Damals hatte man offensichtlich nicht nur einen hohen Qualitätsanspruch, sondern auch die Mittel dafür, diesem gerecht zu werden. Viele der teils über 100 Jahre alten Kanäle sind nach wie vor in Betrieb und müssen heute auch nicht komplett erneuert werden – oft reicht es schon, neu zu verfugen oder ähnliche Maßnahmen zu ergreifen. Diese Kanäle werden wir noch viele Jahrzehnte betreiben.
Wie sieht es mit Kanälen jüngeren Datums aus?
Dortmund wurde im Krieg in einem Ausmaß zerstört wie nur wenige andere Städte in Deutschland. In der Zeit des Wiederaufbaus ging es hauptsächlich darum, möglichst schnell und mit einfachen Mitteln ein funktionierendes Kanalnetz aufzubauen. Faktoren wie Qualitätssicherung spielten in dieser Zeit leider nur eine untergeordnete Rolle. Das führte dazu, dass wir heute in erster Linie die in dieser Zeit entstandenen Kanäle sanieren müssen. Gleichzeitig haben diese Erfahrungen dazu beigetragen, den Qualitätsanspruch zu entwickeln, der die Arbeit der Stadtentwässerung heute charakterisiert.
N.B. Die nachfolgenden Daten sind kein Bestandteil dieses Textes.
template <int LPR, int DL>
__global__ __launch_bounds__(kBlock) void HET_rgat_drow_pass(const float* __restrict__ er, const float* __restrict__ lse,
                                                              const float* __restrict__ ret, const float* __restrict__ gradout,
                                                              const float* __restrict__ qrow, const float* __restrict__ qsum,
                                                              const float* __restrict__ qref, const int64_t* __restrict__ drow_nodes,
                                                              const int32_t* __restrict__ order, int64_t n_rows,
                                                              float* __restrict__ rec4, float* __restrict__ grad_er) {
  constexpr int EPW = 64 / LPR, X = LPR * 4, H = LPR / DL, U = 2;
  const int lane = threadIdx.x & 63, wave = threadIdx.x >> 6;
  const int slot = lane / LPR, sub = lane % LPR, x = sub * 4, h = sub / DL, d = sub % DL;
  const int64_t w0 = (((int64_t)blockIdx.x * (kBlock / 64) + wave) * U) * EPW + slot;
  int64_t w[U], v[U];
  bool ok[U];
#pragma unroll
  for (int u = 0; u < U; ++u) {
    ok[u] = w0 + u * EPW < n_rows;
    const int64_t j = ok[u] ? w0 + u * EPW : n_rows - 1;
    w[u] = order ? (int64_t)order[j] : j;
    v[u] = drow_nodes[w[u]];
  }
  float4 g[U], r[U], q[U];
  float erv[U], ls[U], qs[U], rf[U];
#pragma unroll
  for (int u = 0; u < U; ++u) {
    g[u] = ld4(gradout + v[u] * X + x);
    r[u] = ld4(ret + v[u] * X + x);
    q[u] = ld4(qrow + w[u] * X + x);
    erv[u] = er[w[u] * H + h];
    ls[u] = lse[v[u] * H + h];
    qs[u] = qsum[w[u] * H + h];
    rf[u] = qref[w[u] * H + h];
  }
#pragma unroll
  for (int u = 0; u < U; ++u) {
    const float dr = head_sum<DL>(dot4(g[u], r[u])), dq = head_sum<DL>(dot4(g[u], q[u]));
    if (ok[u] && d == 0) {
      const bool has = qs[u] != 0.f;
      st4(rec4 + (w[u] * H + h) * 4, make_float4(erv[u], ls[u], has ? dr : 0.f, 0.f));
      grad_er[w[u] * H + h] = has ? __expf(rf[u] - ls[u]) * (dq - dr * qs[u]) : 0.f;
    }
  }
}

template <int LPR>
__global__ __launch_bounds__(kBlock) void HET_rgat_colsum_rows(const float* __restrict__ g, int64_t n, float* __restrict__ bias_part) {
  constexpr int EPW = 64 / LPR, X = LPR * 4, U = 4;
  const int lane = threadIdx.x & 63, wave = threadIdx.x >> 6;
  const int slot = lane / LPR, x = (lane % LPR) * 4;
  const int64_t step = (int64_t)gridDim.x * (kBlock / 64) * EPW * U;
  float4 bs = make_float4(0.f, 0.f, 0.f, 0.f);
  for (int64_t v0 = ((int64_t)blockIdx.x * (kBlock / 64) + wave) * EPW * U + slot; v0 < n; v0 += step) {
    float4 a[U];
#pragma unroll
    for (int u = 0; u < U; ++u) a[u] = v0 + u * EPW < n ? ld4(g + (v0 + u * EPW) * X + x) : make_float4(0.f, 0.f, 0.f, 0.f);
#pragma unroll
    for (int u = 0; u < U; ++u) { bs.x += a[u].x; bs.y += a[u].y; bs.z += a[u].z; bs.w += a[u].w; }
  }
#pragma unroll
  for (int off = LPR; off < 64; off <<= 1) {
    bs.x += __shfl_xor(bs.x, off); bs.y += __shfl_xor(bs.y, off);
    bs.z += __shfl_xor(bs.z, off); bs.w += __shfl_xor(bs.w, off);
  }
  if (slot == 0) st4(bias_part + ((int64_t)blockIdx.x * (kBlock / 64) + wave) * X + x, bs);
}

template <int LPR>
__global__ __launch_bounds__(kBlock) void HET_rgat_zero_long_rows(const int32_t* __restrict__ long_seg,
                                                                   const int32_t* __restrict__ seg_key, int64_t n,
                                                                   float* __restrict__ grad_feat, float* __restrict__ grad_el,
                                                                   int H) {
  constexpr int X = LPR * 4;
  const int64_t total = n * LPR;
  for (int64_t t = (int64_t)blockIdx.x * kBlock + threadIdx.x; t < total; t += (int64_t)gridDim.x * kBlock) {
    const int64_t k = t / LPR;
    const int sub = (int)(t - k * LPR);
    const int64_t u = seg_key[long_seg[k]];
    st4(grad_feat + u * X + sub * 4, make_float4(0.f, 0.f, 0.f, 0.f));
    if (grad_el && sub < H) grad_el[u * H + sub] = 0.f;
  }
}

}

static bool compact_shape_ok(int64_t H, int64_t D) {
  const int64_t X = H * D;
  return is_pow2(D) && D >= 4 && is_pow2(X) && X / 4 <= 64 && H <= X / 4;
}

extern "C" int64_t het_rgat_aggregate_compact_workspace(const het_grouping* by_dst, int64_t H, int64_t D) {
  if (!by_dst || by_dst->num_split == 0) return 0;
  return (int64_t)sizeof(float) * by_dst->num_items * (H * D + 2 * H);
}

extern "C" int het_rgat_aggregate_compact(const het_grouping* by_dst, const float* feat_c, const float* el_c,
                                          const float* er_c, float* sum, float* ret, int64_t num_nodes, int64_t H,
                                          int64_t D, double slope, float* h_inout, int64_t h_rows, void* workspace,
                                          int64_t workspace_bytes, het_stream stream) {
  const char* op = "het_rgat_aggregate_compact";
  hipStream_t s = (hipStream_t)stream;
  HET_REQUIRE(by_dst && sum && ret && num_nodes >= 0, "%s: null argument", op);
  if (!compact_shape_ok(H, D)) { het_set_error("%s: unsupported shape H=%lld D=%lld", op, (long long)H, (long long)D); return HET_ERR_UNSUPPORTED; }
  HET_REQUIRE(by_dst->R == 0 && by_dst->key_bound <= num_nodes && (by_dst->E == 0 || (by_dst->p0 && by_dst->p1 && feat_c && el_c && er_c)),
              "%s: by_dst must group the positions by destination with payload0 = feat row and payload1 = er row", op);
  const int64_t need = het_rgat_aggregate_compact_workspace(by_dst, H, D);
  HET_REQUIRE(need == 0 || (workspace && workspace_bytes >= need && aligned16(workspace)),
              "%s: a 16-byte aligned workspace of %lld bytes is needed (het_rgat_aggregate_compact_workspace)", op, (long long)need);
  const int64_t X = H * D;
  HET_HIP(hipMemsetAsync(sum, 0, sizeof(float) * num_nodes * H, s));
  if (!h_inout) HET_HIP(hipMemsetAsync(ret, 0, sizeof(float) * num_nodes * X, s));
  if (by_dst->E == 0) return HET_OK;
  const Items it = items_of(by_dst);
  const unsigned nb = (unsigned)ceil_div64(by_dst->num_items, kBlock / 64);
  float* part = static_cast<float*>(workspace);
  if (coop_shape_ok(H, D))
    if (int rc = grouping_packed_ids(by_dst, false, s)) return rc;
  {
    HET_KTIME("HET_rgat_aggregate", s);
    if (coop_shape_ok(H, D)) {
      HET_DISPATCH_COOP((int)(X / 4), (int)(D / 4),
                        hipLaunchKernelGGL((HET_rgat_aggregate_coop<LPR, DL>), dim3(nb), dim3(kBlock), 0, s, it, by_dst->p01,
                                           feat_c, el_c, er_c, sum, ret, (int)H, (float)slope, h_inout, h_rows, part));
    } else {
      HET_DISPATCH_LPR((int)(X / 4), hipLaunchKernelGGL(HET_rgat_aggregate_compact<LPR>, dim3(nb), dim3(kBlock), 0, s, it,
                                                        by_dst->p0, by_dst->p1, feat_c, el_c, er_c, sum, ret, (int)H, (int)D,
                                                        (float)slope, h_inout, h_rows, part));
    }
  }
  HET_LAUNCH_CHECK("HET_rgat_aggregate_compact");
  if (by_dst->num_split > 0) {
    const unsigned nbs = (unsigned)ceil_div64(by_dst->num_split, kBlock / 64);
    HET_DISPATCH_LPR((int)(X / 4), hipLaunchKernelGGL(HET_rgat_finish_split<LPR>, dim3(nbs), dim3(kBlock), 0, s, by_dst->split_seg,
                                                      by_dst->num_split, it, part, sum, ret, (int)H, (int)D, h_inout, h_rows));
    HET_LAUNCH_CHECK("HET_rgat_finish_split");
  }
  return HET_OK;
}

static int rgat_hub_min() {
  static const int v = [] {
    const char* e = getenv("HET_RGAT_HUB_MIN");
    const int t = e ? atoi(e) : 256;
    return t < HET_PACK_T ? HET_PACK_T : t;
  }();
  return v;
}

static int rgat_bwd_pack_t() {
  static const int v = [] {
    const char* e = getenv("HET_RGAT_BWD_PACK_T");
    const int t = e ? atoi(e) : 64;
    return t < 8 ? 8 : (t > 256 ? 256 : t);
  }();
  return v;
}

extern "C" int64_t het_rgat_aggregate_compact_runs_workspace(const het_grouping* by_dst, const het_grouping* by_dst_rel,
                                                             int64_t num_rels, int64_t H, int64_t D, het_stream stream) {
  if (!by_dst || !by_dst_rel || num_rels <= 0) return -1;
  if (grouping_hub_items(by_dst_rel, by_dst, (int)num_rels, rgat_hub_min(), (hipStream_t)stream) != HET_OK) return -1;
  return (int64_t)sizeof(float) * by_dst_rel->num_hub_items * (2 * H * D + 3 * H);
}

Welche Schwerpunkte setzen Sie beim Sanierungskonzept in Dortmund?
Bei einer Anschlussrate von nahezu 100 % liegt unser Hauptaugenmerk auf der Sanierung des Bestandes in Form von Reparatur, Renovierung oder Erneuerung. Rund 30 Mio. Euro investieren wir mittlerweile pro Jahr in das städtische Kanalnetz. Dabei entscheiden wir von Fall zu Fall über die einzusetzenden Materialien und Verfahren.
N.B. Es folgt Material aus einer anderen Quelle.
+#define SQ1_FRAG(STAGE, OPOFF, H) ((STAGE) + (OPOFF) + foff[H])
+#define SQ1_K_STEP(YS, ZS, LA, EB, LB, EA, VMP, VMQ, NEXT)                                                              \
+  do {                                                                                                                  \
+    char* st  = smem + (step & 1) * CFG::STAGE_BYTES;                                                                   \
+    char* nst = smem + ((step + 1) & 1) * CFG::STAGE_BYTES;                                                             \
+    sq1_interval<CFG, 0, LA, EB, VMP, NEXT>(fX, fU, fV, SQ1_FRAG(st, b_base_off, 1), SQ1_FRAG(st, b_base_off, 1),       \
+                                            ZS, SQ1_FRAG(nst, a_base_off, 1), SQ1_FRAG(nst, a_base_off, 1), wave, voffA, voffB, \
+                                            rsA, st, kbA, rsB, st, kbB);                                                \
+    kbA += ROW_BYTES;                                                                                                   \
+    sq1_interval<CFG, 1, LB, EA, VMQ, NEXT>(YS, fV, fX, SQ1_FRAG(nst, a_base_off, 0), SQ1_FRAG(nst, a_base_off, 0),     \
+                                            fU, SQ1_FRAG(nst, b_base_off, 0), SQ1_FRAG(nst, b_base_off, 0), wave, voffA, voffB, \
+                                            rsB, st, kbB, rsA, nst, kbA);                                               \
+    kbB += ROW_BYTES;                                                                                                   \
+    ++step;                                                                                                             \
+  } while (0)
+#define SQ1_FULL_STEP(YS, ZS) SQ1_K_STEP(YS, ZS, true, true, true, true, CFG::NJA + CFG::NJB, CFG::NJA + CFG::NJB, true)
+
+template <class CFG>
+__global__ void __launch_bounds__(CFG::THREADS) hgemm_tn_sq_one_kernel(const GemmArgs g) {
+  prefetch_kernargs<sizeof(GemmArgs)>();
+#if defined(__HIP_DEVICE_COMPILE__)
+  static_assert(CFG::MI == 16 && CFG::KT == 1 && CFG::WGS == 1, "the 16x16x32, K = 64 per stage, one-workgroup-per-CU member");
+  static_assert(sp_staged_ok<CFG>(CFG::LDS_BYTES), "the LDS-staged wide epilogue");
+  constexpr int BM = CFG::BM, BN = CFG::BN, FM = CFG::FM, FN = CFG::FN, MI = CFG::MI;
+  constexpr int NFA = CFG::NFA, NFB = CFG::NFB;
+#ifdef HGEMM_TIMELINE
+  constexpr int TL_EXTRA = 64;
+#else
+  constexpr int TL_EXTRA = 0;
+#endif
+  constexpr int STAGED_BYTES = CFG::NW * SP_STAGED_BYTES_PER_WAVE;
+  __shared__ __attribute__((aligned(1024))) char smem[CFG::LDS_BYTES + 64 + STAGED_BYTES + TL_EXTRA];
+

Für jede Sanierungsaufgabe die richtige Lösung in einer möglichst hohen Ausführungsqualität: Das ist unser Anspruch, den wir mit den geeigneten Instrumenten umsetzen – unter anderem mit der Gütesicherung Kanalbau. Dabei legen wir auf den wirtschaftlichen Einsatz der zur Verfügung stehenden Mittel ebenso viel Augenmerk, wie auf Nachhaltigkeitsaspekte oder unserer Verpflichtung den nachfolgenden Generationen gegenüber. Diesem Anspruch wird man allerdings nur gerecht, wenn man alle Projektbausteine von der Planung über die Ausschreibung, Bauüberwachung und Ausführung ganzheitlich betrachtet.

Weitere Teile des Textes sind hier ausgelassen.